Holocaust memorialBy Allan Lengel
ticklethewire.com
WASHINGTON — They’re getting up there in age, but the Justice Department continues to take action against Nazi guards living in the U.S.

The lastest effort is against Anton Geiser, 84, of Sharon, Pa., who authorities say served as an armed SS guard at two Nazi concentration camps in Germany during World War II.

The Justice Department announced last Friday that it had launched removal proceeedings against Geiser.

The latest move comes as the U.S. battles to deport suspected Nazi guard John Demjanjuk, 89. Demjanjuk of Ohio was supposed to be deported to Germany by Monday, but he got a last minute stay in court.

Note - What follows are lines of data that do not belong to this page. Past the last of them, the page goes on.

### cal_amd/csrc/engine_gconv_bwd_body.hpp

```cpp
    constexpr int LDX = LEAN ? GC_K : GB_LDX;
    __shared__ __attribute__((aligned(16))) float Ab[GB_T * GB_LDJ];
    __shared__ __attribute__((aligned(16))) float Ds[GB_T * GB_LDD];
    __shared__ __attribute__((aligned(16))) float Ws[LEAN ? 4 : GC_K * GB_LDD];
    __shared__ __attribute__((aligned(16))) float Xs[GB_T * LDX];
    __shared__ float mean_s[GC_K], rstd_s[GC_K], gam_s[GC_K], bet_s[GC_K];
    __shared__ int ptr_s[GB_T + 4];
    __shared__ float dis_s[GB_T], rs_s[GB_T];
    __shared__ unsigned char en[GB_E];
    __shared__ float ec[GB_E];
    __shared__ float um_s[MODE == 1 ? GC_N : 1], ur_s[MODE == 1 ? GC_N : 1], ug_s[MODE == 1 ? GC_N : 1], u1_s[MODE == 1 ? GC_N : 1], u2_s[MODE == 1 ? GC_N : 1];
    __shared__ float bs_s[GB_NT / 64][16][4];
    __shared__ __attribute__((aligned(16))) float Zr_own[(MODE == 2 && !LEAN) ? GB_T * GB_LDD : 4];
    float* const Zr = (MODE == 2 && LEAN) ? Xs : Zr_own;
    __shared__ float gv_s[TILED ? GC_TILE_GRAPHS * GC_N : GC_N];
    __shared__ unsigned char bg_s[TILED ? GB_T : 4];
    __shared__ int ee[(MODE == 2 && !LEAN) ? GB_E : 1];
    __shared__ unsigned char er[GB_E];
    constexpr bool UP = MODE == 1, POOL = MODE == 2, ATT = MODE == 3;
    static_assert(!TILED || MODE == 2, "only the POOL variant looks at the graphs inside a tile");
    static_assert(!ATT || (!LEAN && !RS), "the ATT mode keeps the staged W slice (one workgroup per CU) and has no row scales");
    __shared__ double red[ATT ? 8 : 1][4][ATT ? GC_N : 1];
    __shared__ double sc_lds[2][ATT ? 8 : 1];
    __shared__ float bnk_s[ATT ? 8 : 1][ATT ? GC_K : 1];
    __shared__ float dis_c_s[ATT ? GB_T : 1], dis_o_s[ATT ? GB_T : 1], dd_c_s[ATT ? GB_T : 1], dd_o_s[ATT ? GB_T : 1], spv_s[ATT ? GB_T : 1], sqv_s[ATT ? GB_T : 1],
// ... 281 lines not shown
        float cs[4] = {0.f, 0.f, 0.f, 0.f};
        const bool two = br.dy1 != nullptr;
#pragma unroll
        for (int u = 0; u < 2; ++u) { ro_pin(bd.v[u]); ro_pin(bd1.v[u]); ro_pin(by.v[u]); }
        const int c = 4 * (t & 15);
#pragma unroll
        for (int u = 0; u < 2; ++u) {
            const int j = (t >> 4) + u * (GB_NT / 16);
            if (j < rows) {
                const float4 v0 = bd.v[u], v1 = bd1.v[u], yv = by.v[u];
                const float d[4] = {v0.x + (two ? v1.x : 0.f), v0.y + (two ? v1.y : 0.f), v0.z + (two ? v1.z : 0.f), v0.w + (two ? v1.w : 0.f)};
                const float yy[4] = {yv.x, yv.y, yv.z, yv.w};
                float o[4];
#pragma unroll
                for (int q = 0; q < 4; ++q) {
                    const float yn = (yy[q] - um_s[c + q]) * ur_s[c + q];
                    const float g1 = ug_s[c + q] * (d[q] - u1_s[c + q] - yn * u2_s[c + q]);
                    o[q] = yy[q] > 0.f ? g1 : 0.f;
                    cs[q] += o[q];
                }
                *reinterpret_cast<float4*>(Ds + j * GB_LDD + c) = make_float4(o[0], o[1], o[2], o[3]);
            }
        }
#pragma unroll
        for (int q = 0; q < 4; ++q) {
            cs[q] += __shfl_xor(cs[q], 16, 64);
            cs[q] += __shfl_xor(cs[q], 32, 64);
        }
        if (lane < 16) {
#pragma unroll
            for (int q = 0; q < 4; ++q) bs_s[t >> 6][lane][q] = cs[q];
        }
    }
    for (int i = t; i < (rowsP - rows) * GB_LDD; i += GB_NT) Ds[rows * GB_LDD + i] = 0.f;
    for (int i = t; i < (rowsP - rows) * LDX; i += GB_NT) Xs[rows * LDX + i] = 0.f;
    if (!ATT) adj_scatter<GB_NT, GB_LDJ>(Ab, er, en, un, t, [&](int j, int s) { return dis_s[j] * ec[s]; }, [&](int j) { return dis_s[j] * dis_s[j] * loop_w; });
    __syncthreads();
    if ((UP || POOL) && t < GC_N) {
        double tot = 0.0;
#pragma unroll
        for (int k = 0; k < GB_NT / 64; ++k) tot += (double)bs_s[k][t >> 2][t & 3];
        br.bias_parts[(size_t)b * H + ns0 + t] = tot;
    }
    if (!ATT) BLK_CLK(2); else BLK_CLK_W(3, 0, t);
    auto ident = [](float v) { return v; };
    gc_f32x16 acc[2];
    {
        const int rt = w >> 1, ct = w & 1;
#pragma unroll
        for (int i = 0; i < 16; ++i) { acc[0][i] = 0.f; acc[1][i] = 0.f; }
        if (rt < R) mma_kmajor<1, 1, GB_LDJ, GB_LDD>(Ab + rt * 32 + li, Ds + ct * 32 + li, rowsP, lk, ident, MmaIdent(), acc);
        if constexpr (ATT) { if (w >= 4) att_colsum_store(ga.a, red, sc_lds, t - 256, 256, ns0, GC_N, H, sl == 0); }
        if (POOL && w >= 4) {
            const int q4 = (t - 256) & 3, it0 = (t - 256) >> 2;
            float* gn = br.gn + (size_t)sl * br.gn_stride;
            float* gs = br.gself + (size_t)sl * br.gself_stride;
            for (int it = it0; it - it0 < ne + rows; it += 64) {
                const bool ok = it < ne + rows, isedge = it < ne;
                const int itc = ok ? it : 0;
                const int jd = isedge ? er[itc] : itc - ne, js = isedge ? en[itc] : itc - ne;
                const float4* a = reinterpret_cast<const float4*>(Ds + (ok ? jd : 0) * GB_LDD + 16 * q4);
                const float4* bsrc = reinterpret_cast<const float4*>(Zr + (ok ? js : 0) * GB_LDD + 16 * q4);
                float p = 0.f;
#pragma unroll
                for (int k = 0; k < 4; ++k) p = dot4(a[k], bsrc[k], p);
                p += __shfl_xor(p, 1, 64);
                p += __shfl_xor(p, 2, 64);
                if (ok && q4 == 0) {
                    if (isedge) gn[(LEAN || br.gn_slot) ? e0 + itc : ee[itc]] = p; else gs[g0 + itc - ne] = p;
                }
            }
        }
        __syncthreads();
        if (POOL && LEAN) commit_x();
        if (rt < R) {
#pragma unroll
            for (int r = 0; r < 16; ++r) {
                const int row = mma_row(r, lk, rt * 32);
                Ds[row * GB_LDD + ct * 32 + li] = acc[0][r];
            }
        }
        __syncthreads();
    }
    if (w < 4 && w * 32 < K) {
#pragma unroll
        for (int i = 0; i < 16; ++i) { acc[0][i] = 0.f; acc[1][i] = 0.f; }
        const float* wrow = LEAN ? br.W + (size_t)min(w * 32 + li, K - 1) * H + ns0 : Ws + (w * 32 + li) * GB_LDD;
        if (R == 2) mma_rowk<true>(Ds + li * GB_LDD, Ds + (32 + li) * GB_LDD, wrow, GC_N, lk, acc[0], acc[1]);
        else mma_rowk<false>(Ds + li * GB_LDD, nullptr, wrow, GC_N, lk, acc[0], acc[1]);
        const int k = w * 32 + li;
        float* dxp = sl ? br.dxp1 : br.dxp0;
        float xh[2][16];
#pragma unroll
        for (int q = 0; q < 2; ++q)
#pragma unroll
            for (int r = 0; r < 16; ++r) xh[q][r] = Xs[(mma_row(r, lk, q * 32)) * LDX + k];
#pragma unroll
        for (int q = 0; q < 2; ++q)
#pragma unroll
            for (int r = 0; r < 16; ++r) { asm volatile("" : "+v"(xh[q][r])); if (q >= R) xh[q][r] = 0.f; }
        float f1[4] = {0.f, 0.f, 0.f, 0.f}, f2[4] = {0.f, 0.f, 0.f, 0.f};
#pragma unroll
        for (int q = 0; q < 2; ++q) {
#pragma unroll
            for (int r = 0; r < 16; ++r) {
                const int i = mma_row(r, lk, q * 32);
                const float v = acc[q][r];
                f1[r & 3] += v;
                f2[r & 3] = fmaf(v, xh[q][r], f2[r & 3]);
            }
        }
        gc_store_tile<gc_site(WT_DXP)>(acc[0], dxp + (size_t)g0 * K + w * 32, K, rows, li, lk, MmaIdent(), (rows * K - w * 32) * 4);
        if (R == 2) gc_store_tile<gc_site(WT_DXP)>(acc[1], dxp + (size_t)(g0 + 32) * K + w * 32, K, rows - 32, li, lk, MmaIdent(), ((rows - 32) * K - w * 32) * 4);
        double s1, s2;
        colsum_fold(f1, f2, s1, s2);
        if (lk == 0) {
            if (br.dacc_sum) {
                const size_t po = (size_t)stripe_of_block() * br.dacc_ss + k;
                atomicAdd(br.dacc_sum + po, s1); atomicAdd(br.dacc_prod + po, s2);
            } else { parts[k] = s1; parts[K + k] = s2; }
        }
    }
    if (!ATT) BLK_CLK(3);
    if (w >= 4 && (w - 4) * 32 < K) {
        const int wq = w - 4, k = wq * 32 + li;
        const float gam = gam_s[k], bet = bet_s[k];
        auto affine = [&](float v) { return fmaf(v, gam, bet); };
#pragma unroll
        for (int i = 0; i < 16; ++i) { acc[0][i] = 0.f; acc[1][i] = 0.f; }
        mma_kmajor<1, 2, LDX, GB_LDD>(Xs + wq * 32 + li, Ds + li, rowsP, lk, affine, MmaIdent(), acc);
#pragma unroll
        for (int q = 0; q < 2; ++q) {
            const int off = wq * 32 * H + ns0 + q * 32;
            gc_store_tile<gc_site(WT_DW)>(acc[q], slab + off, H, 32, li, lk, MmaIdent(), (K * H - off) * 4);
        }
    }
    BLK_CLK(1);
```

That stay was lifted on Monday by an immigration judge, but Demjanjuk plans to appeal.

Geiser served as a guard in Sachsenhausen Concentration Camp near Berlin and at Buchenwald Concentration Camp, authorities said.

He became a naturalized U.S. citizen in 1962 and his citizenship was revoked in 2006 because “his service to Nazi Germany made him ineligible to enter the United States,” the Justice Department said.

“Through his service as a Nazi concentration camp guard, Anton Geiser helped subject thousands of innocent civilians to inhumane and frequently lethal treatment,” Acting Assistant Attorney Gen. Rita M. Glavin said in a prepared statement. “The United States will not provide a safe haven for such individuals.”

The Justice Department’s Office of Special Investigations, which was created in 1979 to deal with Nazis in the U.S., has reportedly won more than 100 cases against Nazis.